John the Baptist has been arrested and now the baton has been passed to the one for whom John had prepared the way.
Jesus begins his work by proclaiming what had been John’s message: “Repent for the kingdom of heaven has come near.”
The key difference, of course, is that, in and through Jesus, that message has been fulfilled.
The kingdom of heaven has indeed come near.
Jesus also begins his work by gathering his disciples – that notoriously ragtag group of followers – flawed and often confused – certainly not anyone’s idea of an “A team.” 
But that’s who Jesus calls.
Starting with two pairs of brothers: Peter and Andrew and James and John.
As we heard, Jesus approaches these fishermen brothers while they are doing their work – work that probably took up most of their time – work that was grueling and dangerous and also often tedious and frustrating – work that required courage and patience – a hard way to earn a living in a time and place when there were not many opportunities for wealth and safety.
What’s most striking to me (and probably to you) about Jesus’ call to these fishermen is that they seem to make their choice to follow in a flash, seemingly setting aside their livelihood without a moment’s notice, leaving behind, at least for now, their boats and their nets.
And what must Zebedee have thought as he watched his two sons – watched what he thought was his future – get up and walk away from the only life they had ever known?

Last Sunday, I told you the story of how Sue and I found our way to the Episcopal Church – it was all thanks to a holy invitation from one of my teaching colleagues.
And it was not long after we had become members of St. Paul’s Episcopal Church in Jersey City that I began to feel the reawakening of an old sense of call to the priesthood.
That call was certainly not as loud and clear and certain as Jesus’ summons to the fishermen brothers but, at the same time, it felt very real to me.
It felt real but also frightening and definitely inconvenient.
After all, I already had a good life.

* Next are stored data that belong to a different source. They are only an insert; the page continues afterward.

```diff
@@ -890,7 +890,7 @@
   const int tid = threadIdx.x, lane = tid & 63, wave = tid >> 6;
   const int li = lane & 15, lg = lane >> 4;
   int b, h;
-  if (!rg_head_of_block((int)blockIdx.x, a.B, a.H, b, h)) return;
+  if (!rg_head_of_block((int)blockIdx.x, a.B, a.H, a.seq_order, b, h)) return;
   const int L = a.L, P = a.H * DK, ld = 3 * P;
   const size_t hm_tensor = (size_t)a.B * a.H * L * DK;
   const G* __restrict__ qrow = reinterpret_cast<const G*>(a.qkv) + (a.qkv_hm ? ((size_t)b * a.H + h) * L * DK : (size_t)b * L * ld + h * DK);
diff --git a/recguru_amd/csrc/elementwise.hip b/recguru_amd/csrc/elementwise.hip
--- a/recguru_amd/csrc/elementwise.hip
+++ b/recguru_amd/csrc/elementwise.hip
@@ -1137,6 +1137,89 @@
   return 0;
 }
 
+#define SEQ_ORDER_WAVES 16
+#define SO_KR 4
+__global__ __launch_bounds__(SEQ_ORDER_WAVES * 64) void seq_order_kernel(const int* __restrict__ first, int B, int L, int nb, int nbits,
+                                                                         int* __restrict__ order) {
+  extern __shared__ int so_smem[];
+  int* const cnt = so_smem;
+  int* const tot = so_smem + SEQ_ORDER_WAVES * nb;
+  const int tid = threadIdx.x, lane = tid & 63, wave = tid >> 6;
+  const int seg = ((B + SEQ_ORDER_WAVES * 64 - 1) / (SEQ_ORDER_WAVES * 64)) * 64;
+  const int nch = seg >> 6;
+  const int maxt = (L + 15) >> 4;
+  const int lo = wave * seg;
+  const unsigned long long lower = (1ull << lane) - 1ull;
+  int* const mine = cnt + wave * nb;
+  auto chunk_key = [&](int c) {
+    const int i = lo + c * 64 + lane;
+    return i < B ? maxt - ((L - min(max(first[i], 0), L) + 15) >> 4) : -1;
+  };
+  auto same_key = [&](int key) {
+    unsigned long long m = __ballot(key >= 0);
+    for (int bit = 0; bit < nbits; ++bit) {
+      const unsigned long long bal = __ballot((key >> bit) & 1);
+      m &= ((key >> bit) & 1) ? bal : ~bal;
+    }
+    return m;
+  };
+  auto count = [&](int key) {
+    const unsigned long long m = same_key(key);
+    if (key >= 0 && (m & lower) == 0) mine[key] += __popcll(m);
+    __builtin_amdgcn_fence(__ATOMIC_ACQ_REL, "wavefront");
+  };
+  auto place = [&](int key, int c) {
+    const unsigned long long m = same_key(key);
+    const int below = __popcll(m & lower);
+    if (key >= 0) order[tot[key] + mine[key] + below] = lo + c * 64 + lane;
+    if (key >= 0 && below == 0) mine[key] += __popcll(m);
+    __builtin_amdgcn_fence(__ATOMIC_ACQ_REL, "wavefront");
+  };
+  int kreg[SO_KR];
+#pragma unroll
+  for (int c = 0; c < SO_KR; ++c) kreg[c] = c < nch ? chunk_key(c) : -1;
+  for (int i = tid; i < (SEQ_ORDER_WAVES + 1) * nb; i += SEQ_ORDER_WAVES * 64) so_smem[i] = 0;
+  __syncthreads();
+#pragma unroll
+  for (int c = 0; c < SO_KR; ++c)
+    if (c < nch) count(kreg[c]);
+  for (int c = SO_KR; c < nch; ++c) count(chunk_key(c));
+  __syncthreads();
+  for (int k = tid; k < nb; k += SEQ_ORDER_WAVES * 64) {
+    int s = 0;
+    for (int w = 0; w < SEQ_ORDER_WAVES; ++w) { const int c = cnt[w * nb + k]; cnt[w * nb + k] = s; s += c; }
+    tot[k] = s;
+  }
+  __syncthreads();
+  if (wave == 0) {
+    int carry = 0;
+    for (int k0 = 0; k0 < nb; k0 += 64) {
+      const int v = k0 + lane < nb ? tot[k0 + lane] : 0;
+      int inc = v;
+      for (int d = 1; d < 64; d <<= 1) { const int u = __shfl_up(inc, d); if (lane >= d) inc += u; }
+      if (k0 + lane < nb) tot[k0 + lane] = carry + inc - v;
+      carry += __shfl(inc, 63);
+    }
+  }
+  __syncthreads();
+#pragma unroll
+  for (int c = 0; c < SO_KR; ++c)
+    if (c < nch) place(kreg[c], c);
+  for (int c = SO_KR; c < nch; ++c) place(chunk_key(c), c);
+}
+extern "C" int rg_seq_order(const int* first_live, int B, int L, int* order, void* stream) {
+  if (B <= 0) return 0;
+  if (L <= 0 || L > 16384 || !first_live || !order) return rg_set_error_msg(RG_ERR_INVALID, "seq_order: needs first_live, order and 0 < L <= 16384");
+  const int nb = ((L + 15) >> 4) + 1;
+  int nbits = 0;
+  while ((1 << nbits) < nb) ++nbits;
+  const int smem = (SEQ_ORDER_WAVES + 1) * nb * (int)sizeof(int);
+  if (smem > 48 * 1024) hipFuncSetAttribute(reinterpret_cast<const void*>(seq_order_kernel), hipFuncAttributeMaxDynamicSharedMemorySize, smem);
+  hipLaunchKernelGGL(seq_order_kernel, dim3(1), dim3(SEQ_ORDER_WAVES * 64), smem, (hipStream_t)stream, first_live, B, L, nb, nbits, order);
+  RG_CHECK_LAUNCH();
+  return 0;
+}
+
 extern "C" int rg_live_tiles(const float* rowmask, long long M, int* list, void* stream) {
   if (M <= 0) return 0;
   const long long nt = (M + 15) >> 4;
diff --git a/recguru_amd/csrc/rg_common.hip.h b/recguru_amd/csrc/rg_common.hip.h
--- a/recguru_amd/csrc/rg_common.hip.h
+++ b/recguru_amd/csrc/rg_common.hip.h
@@ -396,13 +396,16 @@
 }
 __host__ __device__ inline unsigned int rg_lpad(int L) { return (unsigned int)((L + 31) & ~31); }
 
-__device__ __forceinline__ bool rg_head_of_block(int bid, int B, int H, int& b, int& h) {
+__device__ __forceinline__ bool rg_head_of_block(int bid, int B, int H, const int* __restrict__ seq_order, int& b, int& h) {
   const int hp = (H + 1) >> 1;
   const int xcd = bid & 7, rnd = bid >> 3;
   const int slot = (rnd >> 1) * 8 + xcd;
-  b = slot / hp;
-  h = 2 * (slot - b * hp) + (rnd & 1);
-  return b < B && h < H;
+  const int rank = slot / hp;
+  h = 2 * (slot - rank * hp) + (rnd & 1);
+  b = rank;
+  if (rank >= B || h >= H) return false;
+  if (seq_order) b = seq_order[rank];
+  return true;
 }
 static inline int rg_head_grid(int B, int H) {
   const int slots = B * ((H + 1) >> 1);
diff --git a/recguru_amd/hip.py b/recguru_amd/hip.py
--- a/recguru_amd/hip.py
+++ b/recguru_amd/hip.py
@@ -36,14 +36,14 @@
     _fields_ = [("qkv", c_p), ("key_ids", c_p), ("pad_value", c_l), ("causal", c_i), ("ctx", c_p), ("lse", c_p),
                 ("B", c_i), ("L", c_i), ("H", c_i), ("dk", c_i), ("scale", c_f), ("drop_p", c_f), ("seed", c_u64), ("rowmask", c_p),
                 ("x", c_p), ("wqkv", c_p), ("bqkv", c_p), ("d", c_i), ("x_masked", c_i), ("first_live", c_p),
-                ("qkv_hm", c_i), ("pad_rows", c_p)]
+                ("qkv_hm", c_i), ("pad_rows", c_p), ("seq_order", c_p)]
 
 
 class AttnBwdArgs(ctypes.Structure):
     _fields_ = [("qkv", c_p), ("dctx", c_p), ("ctx", c_p), ("lse", c_p), ("key_ids", c_p), ("pad_value", c_l),
                 ("causal", c_i), ("dqkv", c_p), ("B", c_i), ("L", c_i), ("H", c_i), ("dk", c_i), ("scale", c_f),
                 ("drop_p", c_f), ("seed", c_u64), ("rowmask", c_p), ("bqkv", c_p), ("x_masked", c_i), ("first_live", c_p),
-                ("qkv_hm", c_i)]
+                ("qkv_hm", c_i), ("seq_order", c_p)]
 
 
 class PostAttnArgs(ctypes.Structure):
@@ -89,7 +89,7 @@
            "rg_item_loss_bwd_binned_workspace", "rg_item_loss_bwd_binned", "rg_adam_multi", "rg_rank_scores",
            "rg_assemble_batch", "rg_sample_negatives", "rg_sample_negatives_alias", "rg_dropout", "rg_cross_rows", "rg_live_tiles",
            "rg_adam_multi_dev", "rg_disc_rows", "rg_disc_supported", "rg_attn_fwd_x_supported", "rg_pad_mask", "rg_last_rows",
-           "rg_ffn_bwd_data", "rg_ffn_bwd_data_supported", "rg_ffn_bwd_ln_workspace", "rg_first_live",
+           "rg_ffn_bwd_data", "rg_ffn_bwd_data_supported", "rg_ffn_bwd_ln_workspace", "rg_first_live", "rg_seq_order",
            "rg_attn_out_bwd", "rg_attn_out_bwd_workspace", "rg_attn_out_bwd_cross", "rg_attn_out_bwd_cross_workspace",
            "rg_item_loss_train_supported", "rg_item_loss_train", "rg_item_loss_scatter_binned", "rg_scale_dev",
            "rg_attn_lastq_x_supported", "rg_attn_lastq_x_fwd", "rg_attn_lastq_x_bwd", "rg_attn_lastq_xf_fwd", "rg_attn_lastq_xf_bwd",
@@ -457,7 +457,7 @@
 
 
 def attn_fwd(qkv, key_ids, pad_value, causal, H, need_lse=True, drop_p=0.0, seed=0, rowmask=None, x_masked=False, bqkv=None,
-             pad_rows=None):
+             pad_rows=None, seq_order=None):
     hm = qkv.dim() == 5
     if hm:
         _, B, Hq, L, dk = qkv.shape
@@ -472,27 +472,34 @@
                  1.0 / (32 ** 0.5), drop_p, seed, _p(rowmask), None, None, _p(bqkv) if x_masked else None, 0,
                  (2 if bqkv is not None else 1) if (x_masked and rowmask is not None) else 0,
                  _p(first_live(rowmask, B, L)) if (x_masked and rowmask is not None and bqkv is not None) else None,
-                 1 if hm else 0, _p(pad_rows) if hm else None)
+                 1 if hm else 0, _p(pad_rows) if hm else None, _p(_order_arg(seq_order, B)))
     _check(lib().rg_attn_fwd(ctypes.byref(a), mt_of(qkv), _stream()), "rg_attn_fwd")
     return ctx, lse
 
 
+def _order_arg(seq_order, B):
+    if seq_order is not None:
+        assert seq_order.dtype == torch.int32 and seq_order.is_contiguous() and seq_order.numel() == B
+    return seq_order
+
+
 def attn_fwd_x_supported(d, dtype, drop_p):
     return bool(lib().rg_attn_fwd_x_supported(int(d), BF16 if dtype == torch.bfloat16 else F32, c_f(drop_p)))
 
 
-def attn_fwd_x(x, wqkv, bqkv, key_ids, pad_value, causal, H, drop_p=0.0, seed=0, rowmask=None, x_masked=False):
+def attn_fwd_x(x, wqkv, bqkv, key_ids, pad_value, causal, H, drop_p=0.0, seed=0, rowmask=None, x_masked=False, seq_order=None):
     B, L, d = x.shape
     assert x.is_contiguous() and wqkv.is_contiguous() and wqkv.shape == (3 * H * 32, d) and wqkv.dtype == x.dtype
     assert bqkv.dtype == torch.float32 and bqkv.numel() == 3 * H * 32 and key_ids.dtype == torch.int64 and key_ids.is_contiguous()
     ctx = torch.empty(B, L, H * 32, device=x.device, dtype=x.dtype)
     a = AttnArgs(None, _p(key_ids), int(pad_value), int(bool(causal)), _p(ctx), None, B, L, H, 32,
-                 1.0 / (32 ** 0.5), drop_p, seed, _p(rowmask), _p(x), _p(wqkv), _p(bqkv), d, int(bool(x_masked)), None, 0, None)
+                 1.0 / (32 ** 0.5), drop_p, seed, _p(rowmask), _p(x), _p(wqkv), _p(bqkv), d, int(bool(x_masked)), None, 0, None,
+                 _p(_order_arg(seq_order, B)))
     _check(lib().rg_attn_fwd(ctypes.byref(a), mt_of(x), _stream()), "rg_attn_fwd")
     return ctx
 
 
-def attn_bwd(qkv, dctx, ctx, lse, key_ids, pad_value, causal, H, drop_p=0.0, seed=0, rowmask=None, bqkv=None):
+def attn_bwd(qkv, dctx, ctx, lse, key_ids, pad_value, causal, H, drop_p=0.0, seed=0, rowmask=None, bqkv=None, seq_order=None):
     hm = qkv.dim() == 5
     B, L = (qkv.shape[1], qkv.shape[3]) if hm else qkv.shape[:2]
     assert dctx.is_contiguous() and ctx.is_contiguous() and qkv.is_contiguous()
@@ -500,7 +507,7 @@
     sub = bqkv is not None and rowmask is not None
     a = AttnBwdArgs(_p(qkv), _p(dctx), _p(ctx), _p(lse), _p(key_ids), int(pad_value), int(bool(causal)),
                     _p(dqkv), B, L, H, 32, 1.0 / (32 ** 0.5), drop_p, seed, _p(rowmask), _p(bqkv) if sub else None, 2 if sub else 0,
-                    _p(first_live(rowmask, B, L)) if sub else None, 1 if hm else 0)
+                    _p(first_live(rowmask, B, L)) if sub else None, 1 if hm else 0, _p(_order_arg(seq_order, B)))
     _check(lib().rg_attn_bwd(ctypes.byref(a), mt_of(qkv), _stream()), "rg_attn_bwd")
     return dqkv
 
@@ -1362,6 +1369,22 @@
     if len(_FIRST) >= 32:
         _FIRST.pop(next(iter(_FIRST)))
     _FIRST[key] = (rowmask, out)
+    return out
+
+
+_ORDER = {}
+
+
+def seq_order(rowmask, B, L):
+    key = (rowmask.data_ptr(), rowmask._version, B, L)
+    hit = _ORDER.get(key)
+    if hit is not None:
+        return hit[1]
+    out = torch.empty(B, device=rowmask.device, dtype=torch.int32)
+    _check(lib().rg_seq_order(_vp(first_live(rowmask, B, L)), B, L, _vp(out), _stream()), "rg_seq_order")
+    if len(_ORDER) >= 32:
+        _ORDER.pop(next(iter(_ORDER)))
+    _ORDER[key] = (rowmask, out)
     return out
 
 
diff --git a/recguru_amd/ops.py b/recguru_amd/ops.py
--- a/recguru_amd/ops.py
+++ b/recguru_amd/ops.py
@@ -549,6 +549,12 @@
     return hip.live_tiles(rowmask, M)
 
 
+def _seq_order(rowmask, B, L, H):
+    if rowmask is None or L > ATTN_RESIDENT_MAX_L or B * H <= 512 or rowmask.numel() != B * L:
+        return None
+    return hip.seq_order(rowmask, B, L)
+
+
 def _qkv_attn_fwd(x2, B, L, key_ids, pad_value, causal, H, Wq, bq, Wk, bk, Wv, bv, need_grad, drop_p=0.0, seed=0,
                   rowmask=None, x_masked=False, allow_unwritten=False):
     wqkv = shadow_cat((Wq, Wk, Wv))
@@ -559,15 +565,17 @@
         return None, ctx_, None
     live = _zero_rows_live(rowmask, x2.shape[0], x_masked, x2.shape[1], wqkv.shape[0])
     sub = live is not None and QKV_BIAS_ROWS_IN_ATTENTION and allow_unwritten and _unwritten_qkv_ok() and L <= ATTN_RESIDENT_MAX_L
+    order = _seq_order(rowmask, B, L, H) if (need_grad and causal) else None
     if (QKV_HEAD_MAJOR and _COMPUTE == torch.bfloat16 and (H, x2.shape[1]) in ((4, 128), (8, 256)) and x2.shape[0] >= 4096
             and 16 <= L <= ATTN_RESIDENT_MAX_L and (not need_grad or QKV_HEAD_MAJOR_TRAIN)):
         qkv = hip.gemm_nt(x2, wqkv, bqkv, live=live, skip_dead_fill=1 if sub else 2, headmajor_L=L)
         ctx_, lse = hip.attn_fwd(qkv, key_ids, pad_value, causal, H, need_lse=need_grad, drop_p=drop_p, seed=seed, rowmask=rowmask,
-                                 x_masked=x_masked, bqkv=bqkv if sub else None, pad_rows=pad_rows_cat((bq, bk, bv), H))
+                                 x_masked=x_masked, bqkv=bqkv if sub else None, pad_rows=pad_rows_cat((bq, bk, bv), H),
+                                 seq_order=order)
         return qkv, ctx_, lse
     qkv = hip.gemm_nt(x2, wqkv, bqkv, live=live, skip_dead_fill=1 if sub else 2)
     ctx_, lse = hip.attn_fwd(qkv.view(B, L, -1), key_ids, pad_value, causal, H, need_lse=need_grad, drop_p=drop_p, seed=seed,
-                             rowmask=rowmask, x_masked=x_masked, bqkv=bqkv if sub else None)
+                             rowmask=rowmask, x_masked=x_masked, bqkv=bqkv if sub else None, seq_order=order)
     return qkv, ctx_, lse
 
 
@@ -627,7 +635,8 @@
     sub = (QKV_BIAS_ROWS_IN_ATTENTION and x_masked == 2 and _unwritten_qkv_ok() and L <= ATTN_RESIDENT_MAX_L
            and _zero_rows_live(rowmask, x2.shape[0], True, d, 3 * P) is not None)
     dqkv = hip.attn_bwd(qkv if qkv.dim() == 5 else qkv.view(B, L, -1), dctx.view(B, L, P), ctx_, lse, key_ids, pad_value, causal, H,
-                        drop_p=drop_p, seed=seed, rowmask=rowmask, bqkv=bias_cat((bq, bk, bv)) if sub else None)
+                        drop_p=drop_p, seed=seed, rowmask=rowmask, bqkv=bias_cat((bq, bk, bv)) if sub else None,
+                        seq_order=_seq_order(rowmask, B, L, H))
     dqkv2 = dqkv.view(B * L, 3 * P)
     (dWqkv, rW), (dbqkv, rb) = _gt_cat((Wq, Wk, Wv)), _gt_cat((bq, bk, bv))
     _tn(dqkv2, x2, dWqkv, dbqkv)
```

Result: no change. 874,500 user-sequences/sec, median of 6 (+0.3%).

I liked teaching at St. Peter’s Prep, my alma mater, a Jesuit high school with a strong sense of mission, where I got to work beside some of my best friends.
I had thought that I would spend the rest of my working life there.
But, as I grappled with the fear and inconvenience of my sense of call, in my imagination I looked ahead to the end of my life, increasingly certain that if I didn’t at least explore ordination, I would regret not taking the chance.
And so I began what the church calls the “discernment process,” a fairly long and complicated series of requirements and lots of meetings – first with my friend Dave Hamilton, our rector – and then with a committee of other parishioners – and finally with a commission of people from around the diocese.
This discernment was not just me listening for God’s call – it was the work of the community, too.
And it was entirely possible that no matter what I was feeling – or thought I was hearing – others might not be feeling or hearing that same call – and I might be turned away, asked to follow a different road, consoled by the fact that at least I had tried.
Well, you know how the story ended.
Or, actually, “ended’” is not the right word.
Because, as kind of a task-oriented person – I love checking off items on my “to do” list – one of the hardest lessons I had to learn is that discernment never ends.
Despite the apparent quickness of the fishermen brothers to follow Jesus, the truth is that every day they had to decide to continue with the Lord – or not.
With God’s help, throughout their lives, Peter and Andrew and James and John had to listen, open their hearts, and do their best to discern what God might be calling them to do.
Discerning the call.

Although I knew better, after I was ordained I kind of thought my discernment days were behind me.
I had reached my goal! I was a priest!
But, soon I relearned, that discernment is forever.
There were and are so many unanswered questions, so many roads from which to choose.
Where to work?
What ministries to support?
What words will be most meaningful in this time and place?
All of it requires setting aside time to listen.
I guess it was about two and a half years ago, on a summer evening, Sue and I were sitting on the porch at our rectory in Jersey City, just talking about the future – looking a few years ahead - wondering if maybe we had one more big move in us, pondering if we were hearing a call to take on a new and different challenge.
Having grown up with a father who was (and is) an Orioles fan, I’ve always had an interest in, and a soft spot for, Baltimore – which had the plus of being not too far from home.
And so, we wondered.
I reached out to a clergy friend in the Diocese of Maryland, just curious about what might be possible, not now but down the road a stretch.
Well, before I knew it, I was talking to Canon Stuart Wright from the diocese, who shared with me information about the churches that were currently searching for clergy.
At first, it didn’t seem like any of them were the right fit. And, besides, this was all happening sooner than we had expected.
But, to my surprise, a certain church in Owings Mills – a place I had never heard of – it kept tugging at me – and just like all those years ago when we first found St. Paul’s Jersey City, I finally concluded that this was a possibility that I had to explore.
Discerning the call.

Back when I was first coming through the ordination process, I came across a quote from a wonderful novel by Gail Godwin called Evensong:
“Something’s your vocation if it keeps making more of you.”
And that’s been the guiding principle of my ongoing discernment. 
Just as God wanted to make more of the fishermen brothers than they could have ever imagined, God wants us to live lives that keep making more of us.
In just the short time I’ve been here, I feel like I’m on the right track because I keep growing – and I’m convinced that we are on the right track together because so many of our parishioners are growing, too – stretching our spiritual muscles – deepening our commitment – taking on new ministries – and new people continue to walk over the well-worn threshold in the church, perhaps answering a call that they are hearing and feeling in their hearts.
So, like the fishermen brothers long ago, let’s keep our eyes and ears and most of all our hearts, open.
Jesus continues to call us to follow him – always offering us more than we can ask or imagine.
Amen.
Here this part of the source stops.